Task input:
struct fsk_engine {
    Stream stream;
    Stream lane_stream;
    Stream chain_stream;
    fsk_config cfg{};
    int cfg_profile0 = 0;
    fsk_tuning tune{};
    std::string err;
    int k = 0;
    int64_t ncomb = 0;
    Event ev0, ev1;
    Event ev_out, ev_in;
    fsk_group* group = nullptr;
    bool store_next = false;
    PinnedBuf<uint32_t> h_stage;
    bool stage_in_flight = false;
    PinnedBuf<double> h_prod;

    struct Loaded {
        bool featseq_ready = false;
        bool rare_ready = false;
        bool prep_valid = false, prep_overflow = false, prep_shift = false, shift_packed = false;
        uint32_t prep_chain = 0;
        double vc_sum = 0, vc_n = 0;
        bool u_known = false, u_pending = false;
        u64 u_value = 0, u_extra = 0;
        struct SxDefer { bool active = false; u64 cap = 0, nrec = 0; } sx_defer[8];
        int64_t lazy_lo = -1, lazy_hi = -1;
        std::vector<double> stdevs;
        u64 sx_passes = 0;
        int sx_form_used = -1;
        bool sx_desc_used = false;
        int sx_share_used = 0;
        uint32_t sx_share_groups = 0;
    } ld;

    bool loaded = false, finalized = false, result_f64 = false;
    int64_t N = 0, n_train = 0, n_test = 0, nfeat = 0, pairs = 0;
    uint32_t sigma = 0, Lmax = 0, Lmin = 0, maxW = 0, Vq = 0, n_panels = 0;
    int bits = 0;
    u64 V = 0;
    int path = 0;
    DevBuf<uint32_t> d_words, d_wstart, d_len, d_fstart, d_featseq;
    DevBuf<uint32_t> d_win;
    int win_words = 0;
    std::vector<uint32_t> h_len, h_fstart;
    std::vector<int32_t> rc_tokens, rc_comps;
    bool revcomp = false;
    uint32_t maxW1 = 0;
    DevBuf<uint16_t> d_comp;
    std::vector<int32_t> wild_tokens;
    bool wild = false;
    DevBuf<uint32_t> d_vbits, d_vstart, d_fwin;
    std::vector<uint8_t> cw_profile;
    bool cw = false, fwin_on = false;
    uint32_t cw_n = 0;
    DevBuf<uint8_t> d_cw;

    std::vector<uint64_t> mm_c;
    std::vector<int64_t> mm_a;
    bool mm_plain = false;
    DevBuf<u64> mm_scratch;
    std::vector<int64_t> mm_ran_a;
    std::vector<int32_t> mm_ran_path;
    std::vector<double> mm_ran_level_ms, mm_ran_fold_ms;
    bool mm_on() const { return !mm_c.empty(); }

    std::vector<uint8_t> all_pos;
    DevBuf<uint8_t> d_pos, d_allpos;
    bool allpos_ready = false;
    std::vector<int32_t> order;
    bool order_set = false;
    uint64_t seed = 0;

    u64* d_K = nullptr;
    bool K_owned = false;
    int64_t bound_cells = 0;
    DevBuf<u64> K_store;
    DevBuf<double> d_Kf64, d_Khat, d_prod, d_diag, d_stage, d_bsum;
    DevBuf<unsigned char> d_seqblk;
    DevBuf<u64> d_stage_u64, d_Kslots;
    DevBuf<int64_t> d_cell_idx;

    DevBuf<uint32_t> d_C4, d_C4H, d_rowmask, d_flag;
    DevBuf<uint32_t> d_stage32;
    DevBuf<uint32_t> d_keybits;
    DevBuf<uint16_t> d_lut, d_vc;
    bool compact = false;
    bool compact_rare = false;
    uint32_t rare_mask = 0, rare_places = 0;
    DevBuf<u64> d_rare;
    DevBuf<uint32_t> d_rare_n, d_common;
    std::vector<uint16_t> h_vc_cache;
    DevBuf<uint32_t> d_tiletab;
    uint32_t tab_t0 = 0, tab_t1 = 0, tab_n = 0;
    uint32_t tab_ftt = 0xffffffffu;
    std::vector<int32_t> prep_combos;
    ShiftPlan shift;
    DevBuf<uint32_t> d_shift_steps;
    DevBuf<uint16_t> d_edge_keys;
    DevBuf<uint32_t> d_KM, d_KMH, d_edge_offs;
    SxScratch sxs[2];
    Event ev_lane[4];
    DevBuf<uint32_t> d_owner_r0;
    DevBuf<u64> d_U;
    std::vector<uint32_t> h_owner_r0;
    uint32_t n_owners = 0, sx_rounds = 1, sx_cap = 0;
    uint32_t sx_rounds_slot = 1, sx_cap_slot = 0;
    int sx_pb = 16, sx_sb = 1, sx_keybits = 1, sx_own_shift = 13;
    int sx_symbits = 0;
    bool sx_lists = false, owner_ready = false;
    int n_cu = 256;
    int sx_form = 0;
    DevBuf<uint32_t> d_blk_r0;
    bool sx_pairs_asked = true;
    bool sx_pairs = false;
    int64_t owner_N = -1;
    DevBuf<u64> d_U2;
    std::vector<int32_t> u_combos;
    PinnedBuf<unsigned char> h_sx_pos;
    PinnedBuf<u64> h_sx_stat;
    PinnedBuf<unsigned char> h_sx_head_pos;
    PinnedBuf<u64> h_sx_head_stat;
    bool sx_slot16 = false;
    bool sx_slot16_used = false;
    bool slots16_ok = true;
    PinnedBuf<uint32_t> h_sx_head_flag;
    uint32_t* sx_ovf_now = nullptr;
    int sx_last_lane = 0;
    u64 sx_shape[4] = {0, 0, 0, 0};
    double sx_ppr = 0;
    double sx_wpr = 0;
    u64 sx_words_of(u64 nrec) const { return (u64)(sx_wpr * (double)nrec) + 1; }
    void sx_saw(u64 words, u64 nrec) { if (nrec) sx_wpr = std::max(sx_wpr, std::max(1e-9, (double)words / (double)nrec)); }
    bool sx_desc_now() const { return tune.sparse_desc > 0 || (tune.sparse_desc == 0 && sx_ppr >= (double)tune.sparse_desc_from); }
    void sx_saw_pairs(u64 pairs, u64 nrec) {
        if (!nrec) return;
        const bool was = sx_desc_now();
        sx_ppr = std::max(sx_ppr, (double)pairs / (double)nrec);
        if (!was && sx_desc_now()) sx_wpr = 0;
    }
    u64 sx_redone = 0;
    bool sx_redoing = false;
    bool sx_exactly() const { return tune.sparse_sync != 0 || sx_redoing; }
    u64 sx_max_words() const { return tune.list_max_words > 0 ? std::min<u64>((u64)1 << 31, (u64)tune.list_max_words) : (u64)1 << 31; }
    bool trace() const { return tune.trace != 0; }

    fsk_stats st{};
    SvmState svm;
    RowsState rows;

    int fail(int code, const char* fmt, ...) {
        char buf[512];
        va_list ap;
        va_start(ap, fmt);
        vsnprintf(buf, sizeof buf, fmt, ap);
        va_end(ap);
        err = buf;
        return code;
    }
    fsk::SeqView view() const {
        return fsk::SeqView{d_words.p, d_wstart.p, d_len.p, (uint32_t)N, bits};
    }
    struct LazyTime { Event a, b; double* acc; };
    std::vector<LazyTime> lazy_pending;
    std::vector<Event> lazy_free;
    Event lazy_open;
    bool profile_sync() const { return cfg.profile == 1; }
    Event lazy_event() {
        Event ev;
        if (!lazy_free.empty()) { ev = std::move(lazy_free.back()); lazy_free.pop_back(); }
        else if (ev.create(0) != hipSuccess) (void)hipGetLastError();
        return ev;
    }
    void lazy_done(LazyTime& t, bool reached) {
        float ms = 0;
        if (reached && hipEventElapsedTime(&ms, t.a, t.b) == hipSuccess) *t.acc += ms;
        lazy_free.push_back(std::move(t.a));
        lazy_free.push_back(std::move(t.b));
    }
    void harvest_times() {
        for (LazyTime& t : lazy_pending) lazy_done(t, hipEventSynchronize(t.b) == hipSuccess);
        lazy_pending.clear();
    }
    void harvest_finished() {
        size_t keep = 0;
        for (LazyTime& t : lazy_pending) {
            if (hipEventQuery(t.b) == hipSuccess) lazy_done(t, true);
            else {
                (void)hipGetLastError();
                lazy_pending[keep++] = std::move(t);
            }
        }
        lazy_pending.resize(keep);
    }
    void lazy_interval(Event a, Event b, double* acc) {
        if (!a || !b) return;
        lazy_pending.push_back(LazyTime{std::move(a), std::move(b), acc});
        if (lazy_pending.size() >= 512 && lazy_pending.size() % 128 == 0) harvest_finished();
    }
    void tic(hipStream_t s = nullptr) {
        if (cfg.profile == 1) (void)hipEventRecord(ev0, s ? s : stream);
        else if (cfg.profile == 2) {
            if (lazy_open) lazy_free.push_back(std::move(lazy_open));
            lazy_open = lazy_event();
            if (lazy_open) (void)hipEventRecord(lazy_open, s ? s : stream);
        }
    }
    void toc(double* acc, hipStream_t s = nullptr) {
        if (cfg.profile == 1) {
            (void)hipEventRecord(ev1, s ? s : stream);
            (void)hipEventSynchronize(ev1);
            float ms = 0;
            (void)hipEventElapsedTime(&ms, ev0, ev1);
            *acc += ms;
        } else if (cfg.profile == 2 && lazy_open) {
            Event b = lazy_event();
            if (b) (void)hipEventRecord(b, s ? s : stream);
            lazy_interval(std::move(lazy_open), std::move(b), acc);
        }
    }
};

Task prompt: What you give back should be only the lines of the records above, starting at the line with "double sx_wpr = 0;" and ending at the line with "char buf[512];", restated word for word.

Result:
    double sx_wpr = 0;
    u64 sx_words_of(u64 nrec) const { return (u64)(sx_wpr * (double)nrec) + 1; }
    void sx_saw(u64 words, u64 nrec) { if (nrec) sx_wpr = std::max(sx_wpr, std::max(1e-9, (double)words / (double)nrec)); }
    bool sx_desc_now() const { return tune.sparse_desc > 0 || (tune.sparse_desc == 0 && sx_ppr >= (double)tune.sparse_desc_from); }
    void sx_saw_pairs(u64 pairs, u64 nrec) {
        if (!nrec) return;
        const bool was = sx_desc_now();
        sx_ppr = std::max(sx_ppr, (double)pairs / (double)nrec);
        if (!was && sx_desc_now()) sx_wpr = 0;
    }
    u64 sx_redone = 0;
    bool sx_redoing = false;
    bool sx_exactly() const { return tune.sparse_sync != 0 || sx_redoing; }
    u64 sx_max_words() const { return tune.list_max_words > 0 ? std::min<u64>((u64)1 << 31, (u64)tune.list_max_words) : (u64)1 << 31; }
    bool trace() const { return tune.trace != 0; }

    fsk_stats st{};
    SvmState svm;
    RowsState rows;

    int fail(int code, const char* fmt, ...) {
        char buf[512];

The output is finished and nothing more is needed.